The next code represents the procedure that was used to estimate the memory consumption associated when using different approaches. It’s generally the same as time performance estimation, just uses a different function to estimate the metric of interest.

import tracemalloc

def estimate_ram(num: int, fun: Callable[[int], int]) -> float:
    tracemalloc.start()
    tracemalloc.clear_traces()
    fun(num)
    _, peak = tracemalloc.get_traced_memory()
    return peak

ram_str = dict[int, list[float]]()
ram_digits = dict[int, list[float]]()

low, top = 0, 9
for i in range(100, 500, 100):

    low = 10 ** (i - 1)
    top = (10 ** i) - 1

    experiments_str = list[float]()
    experiments_digits = list[float]()

    for _ in range(1000):
        experiments_str.append(
            estimate_ram(randint(low, top), reverse_through_str)
        )
        experiments_digits.append(
            estimate_ram(randint(low, top), reverse_through_digits)
        )
    
    ram_str[i] = experiments_str
    ram_digits[i] = experiments_digits

Results from different runs with the same number of digits in the reversed number are typically consistent. Therefore, the best way to present the results is in a table that shows the number of experiments corresponding to each memory consumption value for a given digit count.

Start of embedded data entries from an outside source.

def conv_dgrad(gy, w, dims, m_channels, dx, w_layout=0, res=None):
    d = _lib.dims(dims)
    ws = _ws(_lib.load().e2ep_conv_dgrad_workspace(d, m_channels), gy.device)
    with timing.region(_rname("conv_dgrad", dims, f"gc{m_channels}"), conv_flops(dims, m_channels)):
        _lib.call("e2ep_conv_dgrad_acc", _lib.ptr(gy), _lib.ptr(w), d, m_channels, w_layout,
                  _lib.ptr(res), _lib.ptr(dx), _lib.ptr(ws), _lib.nbytes(ws), _lib.stream(),
                  _IO_DX if dx.dtype == torch.bfloat16 else 0)
    return dx


def conv_wgrad(gy, x, dims, dw, ws=None):
    d = _lib.dims(dims)
    splits = _lib.load().e2ep_conv_wgrad_splits(d)
    if ws is None:
        ws = torch.empty(splits * dw.numel(), dtype=torch.float32, device=gy.device)
    with timing.region(_rname("conv_wgrad", dims), conv_flops(dims)):
        _lib.call("e2ep_conv_wgrad", _lib.ptr(gy), _lib.ptr(x), d, splits, _lib.ptr(ws), _lib.nbytes(ws),
                  _lib.ptr(dw), 0, _lib.stream(), _io_x(x))
    return dw


_SIDE = {}
_OVERLAP = [os.environ.get("E2EP_WGRAD_OVERLAP", "1") != "0"]
_FORK_MIN_US = [float(os.environ.get("E2EP_FORK_MIN_US", "0"))]


def est_us(flops=0.0, nbytes=0.0):
    return flops / 4e7 + nbytes / 3e6


def set_fork_min_us(us):
    prev = _FORK_MIN_US[0]
    _FORK_MIN_US[0] = float(us)
    return prev


def set_wgrad_overlap(on):
    prev = _OVERLAP[0]
    _OVERLAP[0] = bool(on)
    return prev


def wgrad_overlap():
    return _OVERLAP[0]


_WGRAD_STREAM = [os.environ.get("E2EP_WGRAD_STREAM", "own")]
_FORK_FROM_BRANCH = os.environ.get("E2EP_FORK_FROM_BRANCH", "0") == "1"


def side_stream(device):
    idx = device.index if device.index is not None else torch.cuda.current_device()
    if _WGRAD_STREAM[0] in ("cam", "heads"):
        return streams._side(torch.device("cuda", idx), _WGRAD_STREAM[0])
    key = (idx, torch.cuda.current_stream(idx).cuda_stream)
    st = _SIDE.get(key)
    if st is None:
        st = _SIDE[key] = torch.cuda.Stream(device=idx)
    return st


class _Fork:

    def __init__(self, device, on=True, work_us=float("inf")):
        self.main = torch.cuda.current_stream(device)
        self.on = (on and _OVERLAP[0] and work_us >= _FORK_MIN_US[0]
                   and (_FORK_FROM_BRANCH or not streams.is_branch_stream(self.main)))
        self.side = side_stream(device) if self.on else self.main

    def __enter__(self):
        if self.on:
            self.side.wait_stream(self.main)
            self._ctx = torch.cuda.stream(self.side)
            self._ctx.__enter__()
        return self

    def __exit__(self, *exc):
        if self.on:
            self._ctx.__exit__(*exc)
        return False

    def join(self):
        if self.on:
            self.main.wait_stream(self.side)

def prepare_frame(results: dict[int, list[float]]) -> pd.DataFrame:
    res = pd.DataFrame({k: dict(Counter(v)) for k, v in results.items()})
    res.fillna(0, inplace=True)
    res = res.astype(int)
    res.index.name = "Bytes consumed"
    res.columns.name = "Digits number"
    return res

Convert to string

display(prepare_frame(ram_str))

Digits number	100	200	300	400
Bytes consumed
282	1000	0	0	0
482	0	1000	0	0
682	0	0	1000	0
882	0	0	0	1000

Digit extraction

display(prepare_frame(ram_digits))

Digits number	100	200	300	400
Bytes consumed
1720	998	0	0	0
1897	1	0	0	0
2035	1	0	0	0
3256	0	1000	0	0
4920	0	0	1000	0
6456	0	0	0	999
7100	0	0	0	1

Obviously, the approach that involves converting to a string requires less memory, and as the number of processed digits increases, the relative difference in memory usage also grows.

Conclusion#

The approach that involves converting the number to a string, reversing it, and then converting it back to an integer is superior in every aspect: it’s much easier to implement and consumes less time and memory.

The reason why it’s happening isn’t clear. Builtin convert to a string must, at some stage, rely on the same concept of digit separation as used here in the custom approach. Presumably, direct implementation on C allows for more effective results.